Why is this specific to NV? Can't the same thing happen to the
physical timer in a non-VHE configuration?
>
> Adding fix in kvm_arm_timer_write to set ISTATUS for emulated
> timers, if the timer expired already.
>
> Fixes: 81dc9504a700 ("KVM: arm64: nv: timers: Support hyp timer emulation")
Where is this coming from? This patch doesn't touch the code you are
changing, so how can it be the source of your problems? As far as I
can tell, this has been the case since 5c5196da4e966 ("KVM: arm/arm64:
Support EL1 phys timer register access in set/get reg").
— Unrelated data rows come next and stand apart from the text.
+    const int nb = n0 + cl;
+    const f32x4 b0 = *reinterpret_cast<const f32x4*>(cst + cl), b1 = *reinterpret_cast<const f32x4*>(cst + cl + 4);
+    const f32x4 p0 = *reinterpret_cast<const f32x4*>(cst + BN + cl), p1 = *reinterpret_cast<const f32x4*>(cst + BN + cl + 4);
+    const int mrow = m0 + WROWS * wm + 2 * g + (r >> 3);
+    const float sv = cst[BN + 64 * wn + 16 * g + r];
+    const bool pmax = __builtin_amdgcn_ballot_w64(!(sv >= 0.f && sv <= 1.f)) == 0ull;
+    after_residuals();
+    auto rows = [&](auto act_tag, auto kind_tag) {
+        constexpr int ACT = decltype(act_tag)::value;
+        constexpr int KIND = decltype(kind_tag)::value;
+        auto finish = [&](const f32x4 x, const f32x4& b, const f32x4& p) -> f32x4 {
+            f32x4 v = x + b;
+            if constexpr (ACT == 1) {
+                v.x = v.x > 0.f ? v.x : p.x * v.x;
+                v.y = v.y > 0.f ? v.y : p.y * v.y;
+                v.z = v.z > 0.f ? v.z : p.z * v.z;
+                v.w = v.w > 0.f ? v.w : p.w * v.w;
+            } else if constexpr (ACT == 2) {
+                const f32x4 t = p * v;
+                f32x4 o;
+                asm("v_max_f32 %0, %1, %2" : "=v"(o.x) : "v"(v.x), "v"(t.x));
+                asm("v_max_f32 %0, %1, %2" : "=v"(o.y) : "v"(v.y), "v"(t.y));
+                asm("v_max_f32 %0, %1, %2" : "=v"(o.z) : "v"(v.z), "v"(t.z));
+                asm("v_max_f32 %0, %1, %2" : "=v"(o.w) : "v"(v.w), "v"(t.w));
+                v = o;
+            }
+            return v;
+        };
+        auto bits = [](f16x2 v) { return __builtin_bit_cast(unsigned, v); };
+        int c = a.out_c0 + nb;
+        bool col_ok = nb < a.Cout;
+        unsigned x = 0, qoff = 0;
+        if constexpr (KIND == 2) {
+            const ChanPos cp = gemm_chan_pos(a, nb);
+            c = a.out_c0 + cp.co;
+            col_ok = cp.nvalid > 0;
+            x = (unsigned)mrow % (unsigned)a.W;
+            qoff = (unsigned)((cp.q >> 1) * a.Wo + (cp.q & 1));
+        }
+        if (!col_ok) return;
+        const long long cpart = ((long long)(c >> 5) * a.out_plane_rows) * 32 + (c & 31);
+        unsigned char* ph = reinterpret_cast<unsigned char*>(a.out_hi + cpart);
+        unsigned char* pl = reinterpret_cast<unsigned char*>(a.out_lo + cpart);
+        const unsigned w = (unsigned)a.W;
+        const unsigned base = KIND == 2 ? 4u * (unsigned)mrow + qoff : (unsigned)mrow;
+#pragma unroll
+        for (int i = 0; i < MI; ++i)
+#pragma unroll
+            for (int h = 0; h < 2; ++h) {
+                const f32x4 v0 = finish(acc[i][2 * h], b0, p0), v1 = finish(acc[i][2 * h + 1], b1, p1);
+                constexpr unsigned ROWSTEP = KIND == 2 ? 4u : 1u;
+                unsigned prow = base + ROWSTEP * (unsigned)(16 * i + 8 * h);
+                if constexpr (KIND == 2) prow -= 2u * x;
+                if constexpr (KIND == 1) {
+                    float* o = a.out + (unsigned long long)prow * (unsigned)a.out_ld + nb;
+                    *reinterpret_cast<f32x4*>(o) = v0;
+                    *reinterpret_cast<f32x4*>(o + 4) = v1;
+                }
+                f16x2 h0, l0, h1, l1, h2, l2, h3, l3;
+                split_pair((f32x2){v0.x, v0.y}, h0, l0);
+                split_pair((f32x2){v0.z, v0.w}, h1, l1);
+                split_pair((f32x2){v1.x, v1.y}, h2, l2);
+                split_pair((f32x2){v1.z, v1.w}, h3, l3);
+                const unsigned boff = prow << 6;
+                *reinterpret_cast<u32x4*>(ph + boff) = (u32x4){bits(h0), bits(h1), bits(h2), bits(h3)};
+                *reinterpret_cast<u32x4*>(pl + boff) = (u32x4){bits(l0), bits(l1), bits(l2), bits(l3)};
+                if constexpr (KIND == 2) {
+                    x += 8u;
+                    x = min(x, x - w);
+                    x = min(x, x - w);
+                }
+            }
+    };
+    auto kinds = [&](auto act_tag) {
+        if constexpr (!CONVM) {
+            if (a.mode == ATMVFI_GEMM_DECONV) {
+                rows(act_tag, std::integral_constant<int, 2>{});
+                return;
+            }
+        }
+        if (a.out) rows(act_tag, std::integral_constant<int, 1>{});
+        else rows(act_tag, std::integral_constant<int, 0>{});
+    };
+    if (!a.prelu) kinds(std::integral_constant<int, 0>{});
+    else if (pmax) kinds(std::integral_constant<int, 2>{});
+    else kinds(std::integral_constant<int, 1>{});
+}
+
 inline int plane_gemm_prepare(const char* engine, GemmDev& d, int ngemm, int BM, int BN) {
     ATMVFI_REQUIRE((long long)d.in_ld * 64 < (1ll << 32) && (long long)d.wrows * 64 < (1ll << 32) &&
                        (!d.a_hi2 || (long long)d.in_ld2 * 64 < (1ll << 32)) && d.M < (1ll << 26), ATMVFI_EINVAL,
@@ -334,6 +429,8 @@
     d.pfit32 = d.out_hi && (long long)d.out_plane_rows * 64 < (1ll << 32);
     d.fit32 = d.out && !d.out_row_map && d.out_rpg == 0 && d.mode != ATMVFI_GEMM_DECONV && (d.M + 1) * (long long)d.out_ld * 4 < (1ll << 32) &&
                (!d.residual || (d.M + 1) * (long long)d.res_ld * 4 < (1ll << 32));
+    d.sink16 = d.pfit32 && (d.out_c0 & 7) == 0 && !d.residual && !d.out_row_map && d.out_rpg == 0 && d.ksplit <= 1 &&
+               (d.mode == ATMVFI_GEMM_DECONV ? !d.out && d.W >= 4 && (d.coutp & 7) == 0 : (d.Cout & 7) == 0);
     d.nblocks = (ngemm + BN - 1) / BN;
     const long long mgroups = (ceil_div64(d.M, BM) + 7) / 8;
     ATMVFI_REQUIRE(mgroups * 8 * d.nblocks < (1LL << 31), ATMVFI_EINVAL, "%s: grid too large", engine);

> Co-developed-by: Vishnu Pajjuri <vishnu@os.amperecomputing.com>
> Signed-off-by: Vishnu Pajjuri <vishnu@os.amperecomputing.com>
> Signed-off-by: Ganapatrao Kulkarni <gankulkarni@os.amperecomputing.com>
> ---
> arch/arm64/kvm/arch_timer.c | 11 ++++++++++-
> 1 file changed, 10 insertions(+), 1 deletion(-)
>
> diff --git a/arch/arm64/kvm/arch_timer.c b/arch/arm64/kvm/arch_timer.c
> index 1215df590418..aca58113d790 100644
> --- a/arch/arm64/kvm/arch_timer.c
> +++ b/arch/arm64/kvm/arch_timer.c
> @@ -1199,7 +1199,16 @@ static void kvm_arm_timer_write(struct kvm_vcpu *vcpu,
> break;
>
> case TIMER_REG_CTL:
> - timer_set_ctl(timer, val & ~ARCH_TIMER_CTRL_IT_STAT);
> + struct timer_map map;
> +
> + val &= ~ARCH_TIMER_CTRL_IT_STAT;
> + get_timer_map(vcpu, &map);
> + /* Set ISTATUS bit for emulated timers, if timer expired. */
> + if (timer == map.emul_vtimer || timer == map.emul_ptimer) {
> + if (!kvm_timer_compute_delta(timer))
> + val |= ARCH_TIMER_CTRL_IT_STAT;
> + }
> + timer_set_ctl(timer, val);
> break;
This really looks awfully complicated, when it is only a matter of
recomputing the interrupt state, something that is at the core of the
timer emulation. Why can't the following work:
diff --git a/arch/arm64/kvm/arch_timer.c b/arch/arm64/kvm/arch_timer.c
index 895f09658ef83..bd6efafbe7109 100644
--- a/arch/arm64/kvm/arch_timer.c
+++ b/arch/arm64/kvm/arch_timer.c
@@ -1298,13 +1298,17 @@ static void kvm_arm_timer_write(struct kvm_vcpu *vcpu,
enum kvm_arch_timer_regs treg,
u64 val)
{
+ unsigned long tmp = val;
+
switch (treg) {
case TIMER_REG_TVAL:
timer_set_cval(timer, kvm_phys_timer_read() - timer_get_offset(timer) + (s32)val);
break;
case TIMER_REG_CTL:
- timer_set_ctl(timer, val & ~ARCH_TIMER_CTRL_IT_STAT);
+ __assign_bit(__ffs(ARCH_TIMER_CTRL_IT_STAT), &tmp,
+ kvm_timer_should_fire(timer));
+ timer_set_ctl(timer, tmp);
break;
case TIMER_REG_CVAL:
But overall, this very much looks like it is only papering over the
real issue, which is that the *emulation* should regenerate the
pending bit, and not rely on the userspace interface.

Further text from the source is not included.